** Opening Available data block **

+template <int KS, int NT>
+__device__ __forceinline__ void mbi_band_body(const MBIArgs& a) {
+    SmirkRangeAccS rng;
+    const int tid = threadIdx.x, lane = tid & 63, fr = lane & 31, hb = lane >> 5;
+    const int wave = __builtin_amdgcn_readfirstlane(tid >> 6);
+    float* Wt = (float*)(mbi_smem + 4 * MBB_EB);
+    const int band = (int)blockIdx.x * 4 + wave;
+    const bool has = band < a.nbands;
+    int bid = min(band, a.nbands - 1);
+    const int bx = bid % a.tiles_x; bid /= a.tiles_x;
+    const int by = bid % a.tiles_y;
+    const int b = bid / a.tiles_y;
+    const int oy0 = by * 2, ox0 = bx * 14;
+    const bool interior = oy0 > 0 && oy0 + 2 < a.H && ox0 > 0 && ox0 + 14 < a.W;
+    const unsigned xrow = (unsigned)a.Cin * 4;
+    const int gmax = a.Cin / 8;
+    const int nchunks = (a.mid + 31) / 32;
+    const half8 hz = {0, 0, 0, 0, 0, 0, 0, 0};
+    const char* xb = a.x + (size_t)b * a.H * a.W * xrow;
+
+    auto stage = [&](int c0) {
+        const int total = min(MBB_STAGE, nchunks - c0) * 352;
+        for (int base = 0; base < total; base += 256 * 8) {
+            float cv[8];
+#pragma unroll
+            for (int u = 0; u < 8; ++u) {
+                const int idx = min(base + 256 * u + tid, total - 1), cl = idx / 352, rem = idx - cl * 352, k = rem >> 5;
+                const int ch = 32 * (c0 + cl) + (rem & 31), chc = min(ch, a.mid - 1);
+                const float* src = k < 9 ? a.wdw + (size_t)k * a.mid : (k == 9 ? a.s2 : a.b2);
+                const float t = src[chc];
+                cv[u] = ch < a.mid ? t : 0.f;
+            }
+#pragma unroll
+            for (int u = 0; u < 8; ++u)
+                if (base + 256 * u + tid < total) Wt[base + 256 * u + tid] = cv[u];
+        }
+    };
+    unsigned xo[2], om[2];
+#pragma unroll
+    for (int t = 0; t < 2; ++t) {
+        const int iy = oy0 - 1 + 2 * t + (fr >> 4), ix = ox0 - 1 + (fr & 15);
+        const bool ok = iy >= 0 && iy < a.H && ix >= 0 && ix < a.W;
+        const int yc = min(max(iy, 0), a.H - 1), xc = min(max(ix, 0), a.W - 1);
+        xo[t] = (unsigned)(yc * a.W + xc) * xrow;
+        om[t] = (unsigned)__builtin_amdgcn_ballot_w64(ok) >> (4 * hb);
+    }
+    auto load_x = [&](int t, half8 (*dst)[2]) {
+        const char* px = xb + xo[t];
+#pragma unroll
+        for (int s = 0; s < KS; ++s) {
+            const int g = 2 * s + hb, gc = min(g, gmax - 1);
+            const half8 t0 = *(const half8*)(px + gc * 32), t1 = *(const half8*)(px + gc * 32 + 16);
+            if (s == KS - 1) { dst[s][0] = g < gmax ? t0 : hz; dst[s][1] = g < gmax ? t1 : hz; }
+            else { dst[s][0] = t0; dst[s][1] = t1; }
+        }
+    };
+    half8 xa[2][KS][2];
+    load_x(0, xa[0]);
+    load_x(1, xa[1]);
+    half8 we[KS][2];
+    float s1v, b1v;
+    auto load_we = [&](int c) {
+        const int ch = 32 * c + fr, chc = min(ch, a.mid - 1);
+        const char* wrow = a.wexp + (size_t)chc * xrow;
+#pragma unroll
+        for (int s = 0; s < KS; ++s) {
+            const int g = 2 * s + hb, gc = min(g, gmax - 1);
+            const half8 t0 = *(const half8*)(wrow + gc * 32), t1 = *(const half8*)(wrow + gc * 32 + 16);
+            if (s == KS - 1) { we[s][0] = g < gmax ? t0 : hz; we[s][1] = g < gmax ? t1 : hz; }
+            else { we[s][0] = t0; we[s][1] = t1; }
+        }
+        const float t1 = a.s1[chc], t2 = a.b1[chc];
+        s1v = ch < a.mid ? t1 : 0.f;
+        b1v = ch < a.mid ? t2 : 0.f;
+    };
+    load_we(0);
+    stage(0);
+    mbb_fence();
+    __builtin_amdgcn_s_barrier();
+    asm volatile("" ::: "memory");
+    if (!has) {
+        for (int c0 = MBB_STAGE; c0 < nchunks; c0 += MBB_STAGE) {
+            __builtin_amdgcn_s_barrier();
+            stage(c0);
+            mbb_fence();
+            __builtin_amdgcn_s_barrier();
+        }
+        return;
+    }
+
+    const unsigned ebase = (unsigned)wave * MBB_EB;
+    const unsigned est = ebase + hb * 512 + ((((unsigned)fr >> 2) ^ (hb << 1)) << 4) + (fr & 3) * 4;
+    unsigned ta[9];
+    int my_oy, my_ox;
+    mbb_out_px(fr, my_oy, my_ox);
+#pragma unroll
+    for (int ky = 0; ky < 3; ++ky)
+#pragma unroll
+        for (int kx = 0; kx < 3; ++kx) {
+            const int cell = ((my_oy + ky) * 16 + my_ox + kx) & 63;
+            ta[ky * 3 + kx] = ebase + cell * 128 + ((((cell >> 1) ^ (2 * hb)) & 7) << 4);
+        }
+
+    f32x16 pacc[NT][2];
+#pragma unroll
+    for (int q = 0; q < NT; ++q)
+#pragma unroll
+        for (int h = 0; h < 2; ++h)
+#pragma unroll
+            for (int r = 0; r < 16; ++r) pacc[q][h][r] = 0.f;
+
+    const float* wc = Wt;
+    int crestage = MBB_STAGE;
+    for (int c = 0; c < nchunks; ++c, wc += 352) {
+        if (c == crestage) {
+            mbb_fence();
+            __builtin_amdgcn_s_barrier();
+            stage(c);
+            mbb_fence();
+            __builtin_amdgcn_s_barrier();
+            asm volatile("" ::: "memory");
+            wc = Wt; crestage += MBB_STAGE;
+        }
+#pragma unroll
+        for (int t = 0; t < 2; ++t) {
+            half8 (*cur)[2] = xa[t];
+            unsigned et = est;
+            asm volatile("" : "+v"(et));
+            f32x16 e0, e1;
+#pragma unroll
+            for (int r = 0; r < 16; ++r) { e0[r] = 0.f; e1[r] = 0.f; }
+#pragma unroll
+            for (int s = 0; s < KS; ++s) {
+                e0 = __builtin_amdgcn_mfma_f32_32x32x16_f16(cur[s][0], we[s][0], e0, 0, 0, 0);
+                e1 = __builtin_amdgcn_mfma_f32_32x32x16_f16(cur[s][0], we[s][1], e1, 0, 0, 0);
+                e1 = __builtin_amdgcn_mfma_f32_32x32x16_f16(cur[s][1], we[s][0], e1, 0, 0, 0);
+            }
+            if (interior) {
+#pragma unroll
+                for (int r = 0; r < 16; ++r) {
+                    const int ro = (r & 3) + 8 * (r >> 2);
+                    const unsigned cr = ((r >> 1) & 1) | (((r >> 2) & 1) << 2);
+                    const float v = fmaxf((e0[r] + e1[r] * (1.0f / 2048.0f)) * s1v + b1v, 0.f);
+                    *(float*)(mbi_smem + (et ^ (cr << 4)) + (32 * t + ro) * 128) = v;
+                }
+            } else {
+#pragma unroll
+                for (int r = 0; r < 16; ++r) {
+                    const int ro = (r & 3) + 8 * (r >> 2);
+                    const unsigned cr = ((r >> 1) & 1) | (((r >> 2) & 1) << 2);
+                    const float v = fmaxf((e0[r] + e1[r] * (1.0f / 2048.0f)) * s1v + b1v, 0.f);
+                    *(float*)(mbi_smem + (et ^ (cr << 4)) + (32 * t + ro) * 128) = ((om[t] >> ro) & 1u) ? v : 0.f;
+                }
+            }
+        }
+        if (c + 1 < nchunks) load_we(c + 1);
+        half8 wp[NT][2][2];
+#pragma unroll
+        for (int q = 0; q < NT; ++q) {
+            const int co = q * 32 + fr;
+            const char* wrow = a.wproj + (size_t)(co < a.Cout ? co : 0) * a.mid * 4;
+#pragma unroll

** Closing Available data block **

Work instructions -
Send back exactly, with nothing added, the lines from the first line of the material above through the line holding "band < a.nbands;"; both ends are included.

Reply to the task -
+template <int KS, int NT>
+__device__ __forceinline__ void mbi_band_body(const MBIArgs& a) {
+    SmirkRangeAccS rng;
+    const int tid = threadIdx.x, lane = tid & 63, fr = lane & 31, hb = lane >> 5;
+    const int wave = __builtin_amdgcn_readfirstlane(tid >> 6);
+    float* Wt = (float*)(mbi_smem + 4 * MBB_EB);
+    const int band = (int)blockIdx.x * 4 + wave;
+    const bool has = band < a.nbands;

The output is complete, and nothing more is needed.